Here is the setup: the owner of Blake Enterprises, a billion dollar news corporation, has died. With no will, his money and interest in the company are handed over to his closest known relative: Longfellow Deeds, played by Sandler. The president of Blake Enterprises (Peter Gallager) secretly seeks out Deeds so he can buy out his interest in the company and continue to run it.

Sandler plays Deeds with his typical I'm-not-too-bright-but-have-a-good-heart shtick. Deeds is a pizza restaurant owner who writes wanna-be Hallmark greeting cards in crayon with a laugh-because-it's-stupid style. He ventures back to New York to finalize the sale of his newly inherited shares of Blake Enterprises for $40 billion.

Meanwhile the media is in a frenzy, trying to find who the new owner of the company is. This causes major panic because if the media find out that Deeds controls Blake Enterprises, their stock is sure to plummet. It also creates a huge opportunity for TV tabloid reporter Babe Bennett (Winona Ryder), who will do almost anything for her big break.
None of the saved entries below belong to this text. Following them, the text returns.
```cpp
struct kaiju_gpu_ctx {
  const kaiju_gpu_index *ix = nullptr;
  kaiju_gpu_params params{};
  Params kp{};
  hipStream_t stream = nullptr;
  hipEvent_t ev[6] = {nullptr, nullptr, nullptr, nullptr, nullptr, nullptr};
  bool ev_valid = false;
  int n_cu = 0, blocks_main = 0, blocks_retry = 0;
  DevBuf pep, frags, meta, counters, retry_list, seg_items, seg_recs;
  DevBuf scratch_main[10], scratch_retry[5], h_compact;
  DevBuf redo_bitmap, redo_list, redo_items, redo_index, redo_pool, redo_work, redo_cls;
  bool greedy2 = false;
  bool greedy3 = false;
  uint32_t g3_split = 1;
  uint32_t g3_threads = 512;
  uint32_t g1_pool = 192, g1_match = 64;
  bool g1_pool_set = false;
  uint32_t greedy_gate = 1u | 32u << 8;
  bool verbose = false;
  bool exact_pass = true;
  bool count_ops = false;
  bool mem_v1 = false;
  bool verbose_v1 = false;
  bool stage1_old = false;
  bool stage1_lane = false;
  bool lazy_seg = true;
  DevBuf seglist, loc_list, todo_list;
  int seg_team = 64;
  bool fused_post = true;
  const char *dump_frags = nullptr;
  uint32_t vb_text_cap = 0;
  DevBuf vb_nacc, vb_acc, vb_tlen, vb_text, vb_bestv, vb_bestv_retry;
  DevBuf vb_packed, vb_pos;
  std::vector<uint8_t> vb_host;
  std::vector<uint32_t> vb_h_nacc, vb_h_acc;
  DevBuf h_seqs, h_off, h_hits;
  kj_ingest_scratch *ingest = nullptr;
  DevBuf ing_text1, ing_text2, ing_names, ing_info;
  kj_format_scratch *format = nullptr;
  DevBuf fmt_pw, fmt_out, fmt_info;
  bool fmt_pw_ok = false;
  kaiju_gpu_stats stats{};
  uint32_t last_n = 0;
  uint32_t max_read_len = 1024;
  ~kaiju_gpu_ctx() {
    if (!ix) return;
    (void)hipSetDevice(ix->device);
    if (ingest) kj_ingest_free(ingest);
    if (format && kj_format_free) kj_format_free(format);
    DevBuf *all[] = {&fmt_pw, &fmt_out, &fmt_info, &ing_text1, &ing_text2, &ing_names, &ing_info, &pep, &frags, &meta, &counters, &retry_list, &seg_items, &seg_recs, &h_seqs, &h_off, &h_hits, &h_compact, &seglist, &loc_list, &todo_list,
                     &vb_nacc, &vb_acc, &vb_tlen, &vb_text, &vb_bestv, &vb_bestv_retry, &vb_packed, &vb_pos,
                     &redo_bitmap, &redo_list, &redo_items, &redo_index, &redo_pool, &redo_work, &redo_cls};
    for (DevBuf *b : all) if (b->p) (void)hipFree(b->p);
    for (int i = 0; i < 10; i++) if (scratch_main[i].p) (void)hipFree(scratch_main[i].p);
    for (int i = 0; i < 5; i++) if (scratch_retry[i].p) (void)hipFree(scratch_retry[i].p);
    for (auto &e : ev) if (e) (void)hipEventDestroy(e);
    if (stream) (void)hipStreamDestroy(stream);
  }
};

static int ensure(DevBuf &b, size_t bytes) {
  if (bytes <= b.cap) return 0;
  if (b.p) { KJ_HIP(hipFree(b.p)); b.p = nullptr; b.cap = 0; }
  const size_t want = bytes + bytes / 8 + 256;
  KJ_HIP(hipMalloc(&b.p, want));
  b.cap = want;
  return 0;
}

extern "C" void kaiju_gpu_default_params(kaiju_gpu_params *p, int mode) {
  if (!p) return;
  p->mode = mode ? 1 : 0;
  p->min_fragment_length = 11;
  p->mismatches = 3;
  p->min_score = 65;
  p->seed_length = 7;
  p->seg = 1;
  p->use_evalue = mode ? 1 : 0;
  p->min_evalue = 0.01;
  p->max_matches_SI = 20;
  p->max_match_ids = 20;
  p->input_is_protein = 0;
}

extern "C" int kaiju_gpu_create(kaiju_gpu_ctx **out, const kaiju_gpu_index *ix, const kaiju_gpu_params *p) {
  return guarded([&]() -> int {
  if (!out || !ix || !p) return fail(KAIJU_GPU_ERR_ARG, "NULL argument");
  *out = nullptr;
  if (p->mode != 0 && p->mode != 1) return fail(KAIJU_GPU_ERR_ARG, "mode must be 0 (MEM) or 1 (GREEDY)");
  if (p->min_fragment_length < 1 || p->min_fragment_length > 10000)
    return fail(KAIJU_GPU_ERR_UNSUPPORTED, "min_fragment_length out of range");
  if (p->mode == 1 && p->mismatches > (uint32_t)kMaxMismatch)
    return fail(KAIJU_GPU_ERR_UNSUPPORTED, "more than 8 mismatches are not supported");
  if (p->mode == 1 && p->seed_length < 1) return fail(KAIJU_GPU_ERR_ARG, "seed_length must be >= 1");
  if (p->max_match_ids > 20 || p->max_matches_SI > 64 || p->max_matches_SI < 1)
    return fail(KAIJU_GPU_ERR_UNSUPPORTED, "max_match_ids <= 20 and 1 <= max_matches_SI <= 64 required");
  std::unique_ptr<kaiju_gpu_ctx> c(new kaiju_gpu_ctx());
  c->ix = ix;
  c->params = *p;
  c->kp.mode = p->mode; c->kp.m = p->min_fragment_length; c->kp.mismatches = p->mismatches;
  c->kp.min_score = p->min_score; c->kp.seed_length = p->seed_length; c->kp.seg = p->seg ? 1 : 0;
  c->kp.max_matches_SI = p->max_matches_SI; c->kp.max_match_ids = p->max_match_ids;
  if (const char *e = getenv("KAIJU_GPU_DEBUG")) c->kp.debug = (uint32_t)atoi(e);
  if (const char *e = getenv("KAIJU_GPU_EXACT_PASS")) c->exact_pass = atoi(e) != 0;
  if (const char *e = getenv("KAIJU_GPU_MEM_LANE")) c->mem_v1 = !strcmp(e, "v1");
  if (const char *e = getenv("KAIJU_GPU_VERBOSE_LANE")) c->verbose_v1 = !strcmp(e, "v1");
  c->dump_frags = getenv("KAIJU_GPU_DUMP_FRAGS");
  if (const char *e = getenv("KAIJU_GPU_STAGE1")) { c->stage1_old = !strcmp(e, "old"); c->stage1_lane = !strcmp(e, "lane"); }
  if (const char *e = getenv("KAIJU_GPU_LAZY_SEG")) c->lazy_seg = atoi(e) != 0;
  if (const char *e = getenv("KAIJU_GPU_FUSED_POST")) c->fused_post = atoi(e) != 0;
  if (const char *e = getenv("KAIJU_GPU_SEG_TEAM")) { const int v = atoi(e); if (v == 8 || v == 16 || v == 32 || v == 64) c->seg_team = v; }
  if (ix->id_mode == KAIJU_GPU_IDS_SEQUENCE && p->mode == 0) c->kp.flags |= kParamXOrder;
  if (p->input_is_protein) c->kp.flags |= kParamProtein;
  KJ_HIP(hipSetDevice(ix->device));
  hipDeviceProp_t prop;
  KJ_HIP(hipGetDeviceProperties(&prop, ix->device));
  c->n_cu = prop.multiProcessorCount;
  int occ = 0;
  if (p->mode == 0) KJ_HIP(hipOccupancyMaxActiveBlocksPerMultiprocessor(&occ, k_mem, kBlock, 0));
  else {
    const bool g_wide = ix->dev.mb_base != nullptr;
    const uint32_t g_k = g_wide ? ix->dev.kmer_k : ix->dev.kline_k;
    c->greedy2 = ix->dev.blocks64 && (g_wide ? ix->dev.kmer64 != nullptr : ix->dev.kline != nullptr) && g_k >= 2 &&
                 g_k <= p->seed_length && p->seed_length >= 3;
    if (const char *e = getenv("KAIJU_GPU_GREEDY_LANE")) { if (!strcmp(e, "v1")) c->greedy2 = false; }
#ifdef KJ_GREEDY3
    if (const char *e = getenv("KAIJU_GPU_GREEDY_LANE")) { if (!strcmp(e, "v3")) c->greedy3 = c->greedy2 && !g_wide; }
    if (const char *e = getenv("KAIJU_GPU_G3_SPLIT")) c->g3_split = (uint32_t)atoi(e);
    if (const char *e = getenv("KAIJU_GPU_G3_THREADS")) { const int v = atoi(e); if (v >= 64 && v <= kG3Threads && v % 64 == 0) c->g3_threads = (uint32_t)v; }
#else
    if (const char *e = getenv("KAIJU_GPU_GREEDY_LANE")) {
      if (!strcmp(e, "v3")) return fail(KAIJU_GPU_ERR_UNSUPPORTED, "KAIJU_GPU_GREEDY_LANE=v3: this library was built without -DKJ_GREEDY3 (tests/tools/mem_variants.sh, variant g3)");
    }
#endif
    if (const char *e = getenv("KAIJU_GPU_GREEDY_GATE")) { int v = atoi(e); if (v == 0 || v == 1 || v == 3 || v == 7 || v == 15) c->greedy_gate = (c->greedy_gate & ~0xffu) | (uint32_t)v; }
    if (const char *e = getenv("KAIJU_GPU_GREEDY_WAITERS")) { int v = atoi(e); if (v >= 0 && v <= 64) c->greedy_gate = (c->greedy_gate & 0xffu) | (uint32_t)v << 8; }
    if (c->greedy2) {
      KJ_HIP(hipFuncSetAttribute(reinterpret_cast<const void *>(k_greedy2), hipFuncAttributeMaxDynamicSharedMemorySize,
                                 (int)kGreedy2Lds));
      KJ_HIP(hipFuncSetAttribute(reinterpret_cast<const void *>(k_greedy2_count), hipFuncAttributeMaxDynamicSharedMemorySize,
                                 (int)kGreedy2Lds));
      KJ_HIP(hipFuncSetAttribute(reinterpret_cast<const void *>(k_greedy2_wide), hipFuncAttributeMaxDynamicSharedMemorySize,
                                 (int)kGreedy2Lds));
      KJ_HIP(hipFuncSetAttribute(reinterpret_cast<const void *>(k_greedy2_wide_count), hipFuncAttributeMaxDynamicSharedMemorySize,
                                 (int)kGreedy2Lds));
      KJ_HIP(hipFuncSetAttribute(reinterpret_cast<const void *>(k_greedy2_vb), hipFuncAttributeMaxDynamicSharedMemorySize, (int)kGreedy2Lds));
      KJ_HIP(hipFuncSetAttribute(reinterpret_cast<const void *>(k_greedy2_wide_vb), hipFuncAttributeMaxDynamicSharedMemorySize, (int)kGreedy2Lds));
      if (g_wide) KJ_HIP(hipOccupancyMaxActiveBlocksPerMultiprocessor(&occ, k_greedy2_wide, kBlock, kGreedy2Lds));
      else KJ_HIP(hipOccupancyMaxActiveBlocksPerMultiprocessor(&occ, k_greedy2, kBlock, kGreedy2Lds));
    } else KJ_HIP(hipOccupancyMaxActiveBlocksPerMultiprocessor(&occ, k_greedy, kBlock, 0));
  }
  if (occ < 1) occ = 1;
  if (occ > 8) occ = 8;
  if (const char *e = getenv("KAIJU_GPU_BLOCKS_PER_CU")) { int v = atoi(e); if (v >= 1 && v <= 8) occ = v; }
  c->blocks_main = c->n_cu * occ;
  c->blocks_retry = p->mode == 0 ? 16 : 4;
  if (const char *e = getenv("KAIJU_GPU_G1_POOL")) { int v = atoi(e); if (v >= 64 && v <= 65535) { c->g1_pool = (uint32_t)v; c->g1_pool_set = true; } }
  if (const char *e = getenv("KAIJU_GPU_G1_MATCH")) { int v = atoi(e); if (v >= 16 && v <= 65535) c->g1_match = (uint32_t)v; }
  if (const char *e = getenv("KAIJU_GPU_RETRY_BLOCKS")) { int v = atoi(e); if (v >= 1 && v <= 256) c->blocks_retry = v; }
  KJ_HIP(hipStreamCreateWithFlags(&c->stream, hipStreamNonBlocking));
  for (auto &e : c->ev) KJ_HIP(hipEventCreate(&e));
  {
// ... 167 lines not shown
    if ((rc = ensure(c->scratch_main[0], lanes_main * si_cap * sizeof(SIEntry)))) return rc;
    const uint32_t si_cap_retry = (uint32_t)std::min<uint64_t>(2 * max_pair + 64, 1u << 24);
    int blocks_retry = c->blocks_retry;
    while (blocks_retry > 1 && (uint64_t)blocks_retry * kBlock * si_cap_retry * sizeof(SIEntry) > (1ull << 30)) blocks_retry /= 2;
    if ((rc = ensure(c->scratch_retry[0], (uint64_t)blocks_retry * kBlock * si_cap_retry * sizeof(SIEntry)))) return rc;
    if (n > 0) {
      const bool xo = (p.flags & kParamXOrder) != 0;
      SIEntry *si_main = static_cast<SIEntry *>(c->scratch_main[0].p);
      auto launch_v2 = [&](const Params &pp, const WorkList &wl, bool counting, bool second = false) {
        if (c->verbose) {
          if (mem_narrow2) hipLaunchKernelGGL(k_mem_vb, dim3(c->blocks_main), blk, 0, s, ix->dev, pp, b, wl, si_main, si_cap, vb.acc);
          else hipLaunchKernelGGL(k_mem_wide2_vb, dim3(c->blocks_main), blk, 0, s, ix->dev, pp, b, wl, si_main, si_cap, vb.acc);
        } else
        if (mem_narrow2) {
          if (second && !xo) hipLaunchKernelGGL(k_mem_second, dim3(c->blocks_main), blk, 0, s, ix->dev, pp, b, wl, si_main, si_cap);
          else if (counting) hipLaunchKernelGGL(k_mem_count, dim3(c->blocks_main), blk, 0, s, ix->dev, pp, b, wl, si_main, si_cap);
          else if (xo) hipLaunchKernelGGL(k_mem_x, dim3(c->blocks_main), blk, 0, s, ix->dev, pp, b, wl, si_main, si_cap);
          else hipLaunchKernelGGL(k_mem, dim3(c->blocks_main), blk, 0, s, ix->dev, pp, b, wl, si_main, si_cap);
        } else {
          if (counting) hipLaunchKernelGGL(k_mem_wide2_count, dim3(c->blocks_main), blk, 0, s, ix->dev, pp, b, wl, si_main, si_cap);
          else if (xo) hipLaunchKernelGGL(k_mem_wide2_x, dim3(c->blocks_main), blk, 0, s, ix->dev, pp, b, wl, si_main, si_cap);
          else hipLaunchKernelGGL(k_mem_wide2, dim3(c->blocks_main), blk, 0, s, ix->dev, pp, b, wl, si_main, si_cap);
        }
      };
      const bool defer = mem_v2;
      Params pd = p;
      if (defer) pd.flags |= kParamDeferLocate;
      if (mem_v2) {
        Params pm = pd;
        if (lazy) pm.flags |= kParamLazySeg;
        launch_v2(pm, wl_main, c->count_ops);
      } else if (!ix->dev.mb_base)
        hipLaunchKernelGGL(k_mem_v1, dim3(c->blocks_main), blk, 0, s, ix->dev, p, b, wl_main, si_main, si_cap, vb);
      else
        hipLaunchKernelGGL(k_mem_wide, dim3(c->blocks_main), blk, 0, s, ix->dev, p, b, wl_main, si_main, si_cap, vb);
      KJ_HIP(hipGetLastError());
      KJ_HIP(hipEventRecord(c->ev[3], s));
      uint32_t *todo = nullptr;
      const DevTaxonomy dt = tax ? tax->dev : DevTaxonomy{};
      CompactHit *const cmp = reinterpret_cast<CompactHit *>(d_compact);
      if (fused) {
        if ((rc = ensure(c->seglist, (size_t)n * 4 + 16))) return rc;
        if ((rc = ensure(c->todo_list, (size_t)n * 4 + 16))) return rc;
        todo = static_cast<uint32_t *>(c->todo_list.p);
        uint32_t *seglist = static_cast<uint32_t *>(c->seglist.p);
        if (tax) hipLaunchKernelGGL(k_mem_post1<true>, grid_reads, dim3(256), 0, s, ix->d_s1, ix->dev, p, b, dt, cmp, lazy ? 1 : 0, seglist, cnt + 22, todo, cnt + 26);
        else hipLaunchKernelGGL(k_mem_post1<false>, grid_reads, dim3(256), 0, s, ix->d_s1, ix->dev, p, b, dt, cmp, lazy ? 1 : 0, seglist, cnt + 22, todo, cnt + 26);
        KJ_HIP(hipGetLastError());
      }
      if (lazy) {
        if ((rc = ensure(c->seglist, (size_t)n * 4 + 16))) return rc;
        uint32_t *seglist = static_cast<uint32_t *>(c->seglist.p);
        if (!fused) hipLaunchKernelGGL(k_trigcheck, grid_reads, dim3(256), 0, s, ix->d_s1, p, b, seglist, cnt + 22);
        hipLaunchKernelGGL(k_segflag, dim3(c->n_cu * 4), dim3(256), 0, s, p, ix->st, b, sq, seglist, cnt + 22, cnt + 3);
        launch_seg(c, s, p, ix->st, b, sq);
        hipLaunchKernelGGL(k_seg_apply_list, dim3(c->n_cu * 4), blk, 0, s, ix->d_ct, p, b, sq, seglist, cnt + 22, cnt + 3);
        WorkList wl_seg;
        wl_seg.counter = cnt + 23; wl_seg.reads = seglist; wl_seg.n_items_ptr = cnt + 22; wl_seg.n_items = 0;
        wl_seg.retry_list = wl_main.retry_list; wl_seg.retry_count = wl_main.retry_count;
        launch_v2(pd, wl_seg, false, true);
        KJ_HIP(hipGetLastError());
      }
      hipLaunchKernelGGL(k_mem_retry, dim3(blocks_retry), blk, 0, s, ix->dev, p, b, wl_retry,
                         static_cast<SIEntry *>(c->scratch_retry[0].p), si_cap_retry, vb);
      KJ_HIP(hipGetLastError());
      if (defer && c->verbose) {
        if (mem_narrow2) hipLaunchKernelGGL(k_mem_verbose<false>, grid_reads, dim3(256), 0, s, ix->dev, p, b, vb);
        else hipLaunchKernelGGL(k_mem_verbose<true>, grid_reads, dim3(256), 0, s, ix->dev, p, b, vb);
        KJ_HIP(hipGetLastError());
      }
      if (defer && !fused) {
        if (mem_narrow2 && ix->dev.row_tax) {
          hipLaunchKernelGGL(k_mem_locate<false>, grid_reads, dim3(256), 0, s, ix->dev, p, b, loc_list, cnt + 24);
          hipLaunchKernelGGL(k_mem_locate_list<false>, dim3(c->n_cu * 8), dim3(256), 0, s, ix->dev, p, b, loc_list, cnt + 24);
        }
        else if (mem_narrow2) hipLaunchKernelGGL(k_mem_locate_team, grid_team, dim3(256), 0, s, ix->dev, p, b);
        else if (ix->dev.row_tax) {
          hipLaunchKernelGGL(k_mem_locate<true>, grid_reads, dim3(256), 0, s, ix->dev, p, b, loc_list, cnt + 24);
          hipLaunchKernelGGL(k_mem_locate_list<true>, dim3(c->n_cu * 8), dim3(256), 0, s, ix->dev, p, b, loc_list, cnt + 24);
        }
        else hipLaunchKernelGGL(k_mem_locate_wide, grid_team, dim3(256), 0, s, ix->dev, p, b);
        KJ_HIP(hipGetLastError());
      }
      if (exact_pass) {
        xp.si = static_cast<SIEntry *>(c->scratch_retry[0].p); xp.si_cap = si_cap_retry; xp.blocks_search = blocks_retry;
        xp.vb = vb;
        KJ_HIP(kj_launch_exact_pass(xp));
      }
      if (fused) {
        if (tax) hipLaunchKernelGGL(k_mem_post2<true>, dim3(c->n_cu * 8), dim3(256), 0, s, ix->dev, p, b, dt, cmp, todo, cnt + 26);
        else hipLaunchKernelGGL(k_mem_post2<false>, dim3(c->n_cu * 8), dim3(256), 0, s, ix->dev, p, b, dt, cmp, todo, cnt + 26);
        KJ_HIP(hipGetLastError());
      }
    } else KJ_HIP(hipEventRecord(c->ev[3], s));
  } else {
    const uint32_t frag_max = max_read_len / 3 + 4;
    GreedyArrays ga;
    ga.pool_cap = (c->verbose && !c->g1_pool_set) ? std::max<uint32_t>(c->g1_pool, 512u) : c->g1_pool; ga.match_cap = c->g1_match;
    const bool vb_g2 = c->verbose && !c->verbose_v1 && max_read_len / 3 + 4 < 65536;
    const bool use_g2 = c->greedy2 && (!c->verbose || vb_g2);
    const bool use_g3 = use_g2 && c->greedy3 && !c->verbose;
#ifdef KJ_GREEDY3
    const uint64_t lanes_g2 = use_g3 ? (uint64_t)c->n_cu * kG3Pool : lanes_main;
#else
    const uint64_t lanes_g2 = lanes_main;
#endif
    if (!use_g2) {
      if ((rc = ensure(c->scratch_main[0], lanes_main * ga.pool_cap * sizeof(GItem)))) return rc;
      if ((rc = ensure(c->scratch_main[1], lanes_main * ga.pool_cap * sizeof(uint16_t)))) return rc;
// ... 838 lines not shown
```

When she learns Deeds has a soft spot for "the damsel in distress," she concocts a situation where she must be rescued by Deeds.

Bennett, disguised as "Pam Dawson," then begins to date Deeds to discover the inside story of his life. In the course of her reporting, she falls in love with Deeds. But when her story is twisted into a tabloid trash piece by her producers, she begins to question some of the compromises she's made in her own life. She wants to set the record straight and tell Deeds everything. But is she in too deep? A fair amount of screen time is put into her inner conflict and her relationship with Deeds as the picture turns into more of a boy-meets-girl story than a boy-inherits-$40 billion story.

Despite Deeds' doltish demeanor, he is appealing as a character because he does not sacrifice his benevolence or integrity upon acquiring his wealth. He treats everyone with the same respect and justice they deserve. (Okay, so he does go a little overboard with beating up those who are mean to him and his friends, but that's Adam Sandler's shtick.)

There are a few funny side characters thrown into the mix, such as Mac (Jared Harris) who plays the TV tabloid show host, as well as Deeds' friend back home, Crazy Eyes (Steve Buscemi)—who is both freaky and funny to look at. Tennis star John McEnroe (playing himself) also makes an appearance befriending Deeds in the course of his adventure in New York (as they both share similar anger-management techniques).

There are some product placements in the film that are blatantly obvious, though mostly played for comedy. I don't have a problem with product placement per se, but I do when it detracts from the story. If it brings focus to the kind of breakfast cereal the main character is eating, for example, when the scene being played is not about the character's breakfast cereal, then it detracts from the film and is a mistake.

In sum, this is an enjoyable picture if you're in the mood for a really cheesy romantic comedy. Half stupid and half sweet, Mr. Deeds probably won't be winning over any film purists who uphold the original as untouchable, but it does provide a few laughs.